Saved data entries
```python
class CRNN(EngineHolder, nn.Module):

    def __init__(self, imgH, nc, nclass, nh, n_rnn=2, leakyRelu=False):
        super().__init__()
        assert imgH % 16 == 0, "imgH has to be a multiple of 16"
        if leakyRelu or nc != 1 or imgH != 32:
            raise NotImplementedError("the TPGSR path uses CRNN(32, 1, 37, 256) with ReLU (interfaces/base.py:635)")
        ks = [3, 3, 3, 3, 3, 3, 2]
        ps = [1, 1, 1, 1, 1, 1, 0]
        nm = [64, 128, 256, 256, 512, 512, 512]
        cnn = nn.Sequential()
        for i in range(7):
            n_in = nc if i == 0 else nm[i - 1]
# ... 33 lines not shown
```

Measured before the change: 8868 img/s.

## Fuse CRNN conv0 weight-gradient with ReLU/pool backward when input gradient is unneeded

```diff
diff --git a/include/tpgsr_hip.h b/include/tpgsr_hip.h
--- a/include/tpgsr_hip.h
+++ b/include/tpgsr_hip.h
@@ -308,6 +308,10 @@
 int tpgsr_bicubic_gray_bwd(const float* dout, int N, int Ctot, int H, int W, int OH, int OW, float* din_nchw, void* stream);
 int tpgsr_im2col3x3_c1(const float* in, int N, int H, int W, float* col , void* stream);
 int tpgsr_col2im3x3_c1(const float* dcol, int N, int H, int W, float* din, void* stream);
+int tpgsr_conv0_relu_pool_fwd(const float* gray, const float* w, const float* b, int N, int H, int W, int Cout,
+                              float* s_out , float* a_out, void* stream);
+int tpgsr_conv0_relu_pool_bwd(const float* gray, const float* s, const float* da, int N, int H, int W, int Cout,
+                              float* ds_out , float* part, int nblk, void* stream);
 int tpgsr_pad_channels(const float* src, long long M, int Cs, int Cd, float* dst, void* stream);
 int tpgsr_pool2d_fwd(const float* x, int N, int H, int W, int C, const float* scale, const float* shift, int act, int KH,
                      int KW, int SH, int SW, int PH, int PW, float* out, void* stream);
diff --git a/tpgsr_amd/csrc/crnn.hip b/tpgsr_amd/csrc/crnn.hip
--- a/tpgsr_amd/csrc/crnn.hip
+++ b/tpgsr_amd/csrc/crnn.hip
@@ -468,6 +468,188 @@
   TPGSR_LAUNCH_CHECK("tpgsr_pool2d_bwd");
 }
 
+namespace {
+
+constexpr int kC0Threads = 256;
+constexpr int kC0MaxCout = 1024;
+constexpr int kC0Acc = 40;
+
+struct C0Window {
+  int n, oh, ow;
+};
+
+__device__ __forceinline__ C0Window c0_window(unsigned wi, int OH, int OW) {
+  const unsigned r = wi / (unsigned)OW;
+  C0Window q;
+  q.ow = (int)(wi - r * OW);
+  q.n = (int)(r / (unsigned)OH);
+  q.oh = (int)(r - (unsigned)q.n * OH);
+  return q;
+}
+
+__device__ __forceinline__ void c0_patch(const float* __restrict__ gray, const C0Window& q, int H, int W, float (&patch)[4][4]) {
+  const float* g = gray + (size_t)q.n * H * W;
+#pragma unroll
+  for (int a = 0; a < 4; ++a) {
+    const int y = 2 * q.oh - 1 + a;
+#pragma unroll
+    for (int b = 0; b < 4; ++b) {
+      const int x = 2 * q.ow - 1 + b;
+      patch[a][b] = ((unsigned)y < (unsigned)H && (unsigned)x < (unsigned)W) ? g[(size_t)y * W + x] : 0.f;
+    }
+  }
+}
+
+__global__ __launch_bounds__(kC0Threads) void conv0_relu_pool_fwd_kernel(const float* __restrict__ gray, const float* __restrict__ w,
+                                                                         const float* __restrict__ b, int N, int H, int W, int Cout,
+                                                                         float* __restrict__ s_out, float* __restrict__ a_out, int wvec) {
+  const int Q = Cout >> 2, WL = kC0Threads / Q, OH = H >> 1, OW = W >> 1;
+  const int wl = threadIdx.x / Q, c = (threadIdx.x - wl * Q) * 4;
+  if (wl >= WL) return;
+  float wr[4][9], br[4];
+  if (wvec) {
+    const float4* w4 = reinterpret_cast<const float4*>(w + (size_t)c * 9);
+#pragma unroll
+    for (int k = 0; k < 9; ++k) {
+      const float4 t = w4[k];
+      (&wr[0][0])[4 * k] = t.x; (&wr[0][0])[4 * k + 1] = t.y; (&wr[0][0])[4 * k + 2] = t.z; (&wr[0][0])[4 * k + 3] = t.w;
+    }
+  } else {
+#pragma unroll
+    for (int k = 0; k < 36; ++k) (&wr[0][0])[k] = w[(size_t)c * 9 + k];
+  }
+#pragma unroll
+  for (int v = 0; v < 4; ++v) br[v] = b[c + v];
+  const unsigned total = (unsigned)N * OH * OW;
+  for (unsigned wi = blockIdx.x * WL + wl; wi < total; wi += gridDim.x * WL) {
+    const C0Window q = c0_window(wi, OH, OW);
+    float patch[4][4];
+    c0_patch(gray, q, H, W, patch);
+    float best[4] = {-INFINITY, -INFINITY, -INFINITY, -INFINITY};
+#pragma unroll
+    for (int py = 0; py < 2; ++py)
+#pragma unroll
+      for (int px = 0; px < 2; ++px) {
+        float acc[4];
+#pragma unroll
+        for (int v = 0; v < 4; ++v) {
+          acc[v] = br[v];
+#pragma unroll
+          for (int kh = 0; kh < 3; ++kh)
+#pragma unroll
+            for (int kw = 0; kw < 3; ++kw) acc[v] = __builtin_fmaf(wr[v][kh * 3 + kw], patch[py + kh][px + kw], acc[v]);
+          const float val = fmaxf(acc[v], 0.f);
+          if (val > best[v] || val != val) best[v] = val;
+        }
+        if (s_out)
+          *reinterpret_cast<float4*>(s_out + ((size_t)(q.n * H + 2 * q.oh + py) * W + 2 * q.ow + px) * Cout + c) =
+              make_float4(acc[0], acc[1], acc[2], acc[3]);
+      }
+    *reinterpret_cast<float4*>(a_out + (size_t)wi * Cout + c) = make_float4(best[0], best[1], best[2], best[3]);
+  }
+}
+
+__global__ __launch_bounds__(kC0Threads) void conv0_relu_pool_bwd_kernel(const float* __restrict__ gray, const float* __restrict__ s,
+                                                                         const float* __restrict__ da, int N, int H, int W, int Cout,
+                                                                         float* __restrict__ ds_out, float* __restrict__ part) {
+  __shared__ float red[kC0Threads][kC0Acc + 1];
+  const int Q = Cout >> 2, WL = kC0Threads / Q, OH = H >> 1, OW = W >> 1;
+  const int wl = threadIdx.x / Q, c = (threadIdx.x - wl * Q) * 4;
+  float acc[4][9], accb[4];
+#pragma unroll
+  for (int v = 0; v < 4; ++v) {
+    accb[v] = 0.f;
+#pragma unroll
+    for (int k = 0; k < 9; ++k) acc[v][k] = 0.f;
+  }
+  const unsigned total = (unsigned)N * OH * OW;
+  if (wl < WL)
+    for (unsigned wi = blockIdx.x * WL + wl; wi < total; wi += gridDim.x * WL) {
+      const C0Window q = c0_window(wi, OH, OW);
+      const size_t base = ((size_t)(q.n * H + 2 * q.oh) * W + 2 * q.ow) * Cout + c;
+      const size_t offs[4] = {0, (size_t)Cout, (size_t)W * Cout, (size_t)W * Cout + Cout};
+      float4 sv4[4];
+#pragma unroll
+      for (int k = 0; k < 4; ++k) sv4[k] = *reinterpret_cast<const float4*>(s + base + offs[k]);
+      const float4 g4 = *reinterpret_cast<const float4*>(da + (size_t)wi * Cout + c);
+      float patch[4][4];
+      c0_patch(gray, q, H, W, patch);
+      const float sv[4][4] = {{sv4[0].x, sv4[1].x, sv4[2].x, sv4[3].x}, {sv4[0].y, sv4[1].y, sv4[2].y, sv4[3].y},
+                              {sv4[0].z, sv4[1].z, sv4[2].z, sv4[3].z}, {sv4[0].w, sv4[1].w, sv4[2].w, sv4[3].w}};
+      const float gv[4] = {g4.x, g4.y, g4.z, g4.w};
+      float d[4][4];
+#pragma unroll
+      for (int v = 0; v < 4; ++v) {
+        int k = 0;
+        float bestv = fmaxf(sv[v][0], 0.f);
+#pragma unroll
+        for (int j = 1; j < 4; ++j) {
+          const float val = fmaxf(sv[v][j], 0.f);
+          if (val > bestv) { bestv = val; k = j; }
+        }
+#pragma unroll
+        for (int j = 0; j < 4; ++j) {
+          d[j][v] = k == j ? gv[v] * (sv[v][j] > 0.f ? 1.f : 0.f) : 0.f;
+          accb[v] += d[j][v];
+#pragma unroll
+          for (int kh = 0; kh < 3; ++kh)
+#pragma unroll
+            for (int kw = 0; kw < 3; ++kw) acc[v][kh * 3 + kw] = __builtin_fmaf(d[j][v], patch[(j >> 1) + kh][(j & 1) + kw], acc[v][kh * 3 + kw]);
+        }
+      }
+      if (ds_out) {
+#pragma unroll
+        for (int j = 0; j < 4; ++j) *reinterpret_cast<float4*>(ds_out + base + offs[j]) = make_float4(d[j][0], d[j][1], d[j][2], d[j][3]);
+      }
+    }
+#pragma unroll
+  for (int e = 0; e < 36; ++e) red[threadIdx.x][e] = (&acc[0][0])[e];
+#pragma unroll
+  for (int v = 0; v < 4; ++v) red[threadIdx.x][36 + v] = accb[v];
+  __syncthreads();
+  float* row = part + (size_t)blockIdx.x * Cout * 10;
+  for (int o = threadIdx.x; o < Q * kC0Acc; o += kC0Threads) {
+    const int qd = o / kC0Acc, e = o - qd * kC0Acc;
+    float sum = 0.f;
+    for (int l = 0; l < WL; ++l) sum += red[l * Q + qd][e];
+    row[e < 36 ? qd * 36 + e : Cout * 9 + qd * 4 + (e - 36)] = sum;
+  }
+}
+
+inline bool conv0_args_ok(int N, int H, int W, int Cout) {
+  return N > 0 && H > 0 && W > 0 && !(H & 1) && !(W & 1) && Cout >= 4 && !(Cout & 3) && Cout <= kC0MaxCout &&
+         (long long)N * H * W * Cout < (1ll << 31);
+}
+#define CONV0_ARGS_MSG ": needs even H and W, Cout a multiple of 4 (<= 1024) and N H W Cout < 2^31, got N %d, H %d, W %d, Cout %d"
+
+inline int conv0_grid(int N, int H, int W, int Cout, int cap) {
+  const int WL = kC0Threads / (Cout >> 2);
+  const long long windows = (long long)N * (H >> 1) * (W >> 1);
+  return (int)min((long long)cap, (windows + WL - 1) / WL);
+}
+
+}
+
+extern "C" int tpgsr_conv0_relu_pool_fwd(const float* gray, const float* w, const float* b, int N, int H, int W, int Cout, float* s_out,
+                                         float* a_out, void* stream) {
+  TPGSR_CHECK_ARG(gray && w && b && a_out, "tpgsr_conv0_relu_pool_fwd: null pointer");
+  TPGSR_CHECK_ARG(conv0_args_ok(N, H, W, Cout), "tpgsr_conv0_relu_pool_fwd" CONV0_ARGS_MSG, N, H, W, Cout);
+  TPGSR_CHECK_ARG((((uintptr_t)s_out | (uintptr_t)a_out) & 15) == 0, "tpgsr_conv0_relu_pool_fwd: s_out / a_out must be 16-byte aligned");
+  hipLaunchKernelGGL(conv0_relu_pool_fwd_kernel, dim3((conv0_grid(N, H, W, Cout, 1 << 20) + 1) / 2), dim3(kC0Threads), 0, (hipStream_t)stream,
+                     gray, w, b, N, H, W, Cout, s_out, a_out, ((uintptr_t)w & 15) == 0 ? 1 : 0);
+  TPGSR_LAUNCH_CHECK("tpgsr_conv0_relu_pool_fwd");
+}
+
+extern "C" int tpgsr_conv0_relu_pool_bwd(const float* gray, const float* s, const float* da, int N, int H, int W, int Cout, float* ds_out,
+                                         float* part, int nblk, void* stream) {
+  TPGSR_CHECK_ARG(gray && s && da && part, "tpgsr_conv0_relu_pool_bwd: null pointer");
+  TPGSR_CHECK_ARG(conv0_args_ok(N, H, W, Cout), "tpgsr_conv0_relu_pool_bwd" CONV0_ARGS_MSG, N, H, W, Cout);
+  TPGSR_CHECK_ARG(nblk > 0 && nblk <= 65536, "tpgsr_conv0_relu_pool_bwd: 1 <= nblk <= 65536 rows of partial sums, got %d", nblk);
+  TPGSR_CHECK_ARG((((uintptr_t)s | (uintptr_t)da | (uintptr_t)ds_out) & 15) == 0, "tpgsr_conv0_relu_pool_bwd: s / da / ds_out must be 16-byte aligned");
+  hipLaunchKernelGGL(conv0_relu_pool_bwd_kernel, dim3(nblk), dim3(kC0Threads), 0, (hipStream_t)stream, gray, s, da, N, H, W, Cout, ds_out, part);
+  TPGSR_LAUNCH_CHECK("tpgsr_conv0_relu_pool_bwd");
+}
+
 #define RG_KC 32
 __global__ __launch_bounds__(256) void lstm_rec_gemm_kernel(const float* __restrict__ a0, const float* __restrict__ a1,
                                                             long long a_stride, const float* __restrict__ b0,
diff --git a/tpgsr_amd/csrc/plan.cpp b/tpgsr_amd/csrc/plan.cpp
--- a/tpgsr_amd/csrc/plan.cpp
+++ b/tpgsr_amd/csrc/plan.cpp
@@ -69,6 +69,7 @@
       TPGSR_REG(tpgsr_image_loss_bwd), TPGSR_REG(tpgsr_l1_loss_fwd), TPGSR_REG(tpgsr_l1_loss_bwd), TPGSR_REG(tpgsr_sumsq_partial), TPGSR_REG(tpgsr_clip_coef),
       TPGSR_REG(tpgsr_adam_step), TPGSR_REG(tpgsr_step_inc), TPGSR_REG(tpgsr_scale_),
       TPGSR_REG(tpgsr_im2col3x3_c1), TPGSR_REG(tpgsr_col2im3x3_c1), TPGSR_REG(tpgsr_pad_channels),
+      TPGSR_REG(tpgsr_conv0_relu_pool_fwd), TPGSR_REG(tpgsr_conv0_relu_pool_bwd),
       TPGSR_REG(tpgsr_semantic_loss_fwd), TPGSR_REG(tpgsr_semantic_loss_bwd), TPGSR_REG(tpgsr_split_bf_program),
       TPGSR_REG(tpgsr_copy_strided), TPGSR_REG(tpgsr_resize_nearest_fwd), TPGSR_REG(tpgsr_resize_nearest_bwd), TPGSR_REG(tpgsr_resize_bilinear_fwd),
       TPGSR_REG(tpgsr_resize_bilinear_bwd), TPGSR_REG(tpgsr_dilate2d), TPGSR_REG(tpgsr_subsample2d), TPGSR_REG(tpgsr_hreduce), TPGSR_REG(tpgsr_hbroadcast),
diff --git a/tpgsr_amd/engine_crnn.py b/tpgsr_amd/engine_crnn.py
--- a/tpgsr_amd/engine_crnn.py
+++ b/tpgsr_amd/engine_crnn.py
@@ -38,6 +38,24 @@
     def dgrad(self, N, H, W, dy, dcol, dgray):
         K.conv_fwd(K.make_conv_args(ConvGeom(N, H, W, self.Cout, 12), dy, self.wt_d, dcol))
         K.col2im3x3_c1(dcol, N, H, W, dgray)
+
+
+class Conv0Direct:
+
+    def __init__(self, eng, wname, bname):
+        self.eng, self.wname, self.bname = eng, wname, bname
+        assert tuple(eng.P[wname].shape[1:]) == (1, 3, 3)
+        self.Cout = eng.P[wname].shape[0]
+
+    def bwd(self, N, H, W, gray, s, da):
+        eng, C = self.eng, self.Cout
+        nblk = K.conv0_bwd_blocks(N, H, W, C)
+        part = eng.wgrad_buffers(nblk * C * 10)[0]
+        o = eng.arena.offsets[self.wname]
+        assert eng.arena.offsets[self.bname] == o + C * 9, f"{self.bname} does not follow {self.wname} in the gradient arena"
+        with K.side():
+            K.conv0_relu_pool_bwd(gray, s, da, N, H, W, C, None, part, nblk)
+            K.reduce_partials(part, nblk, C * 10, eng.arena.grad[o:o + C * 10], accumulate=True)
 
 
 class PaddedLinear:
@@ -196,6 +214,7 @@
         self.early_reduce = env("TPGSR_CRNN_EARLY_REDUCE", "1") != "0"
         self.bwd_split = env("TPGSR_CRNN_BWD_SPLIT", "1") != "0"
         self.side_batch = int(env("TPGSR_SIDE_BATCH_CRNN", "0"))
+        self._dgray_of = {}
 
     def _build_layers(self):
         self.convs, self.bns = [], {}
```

■ Required work:
Bring together every line in the entries that holds the string "leakyRelu".

■ Solution to this problem:
    def __init__(self, imgH, nc, nclass, nh, n_rnn=2, leakyRelu=False):
        if leakyRelu or nc != 1 or imgH != 32:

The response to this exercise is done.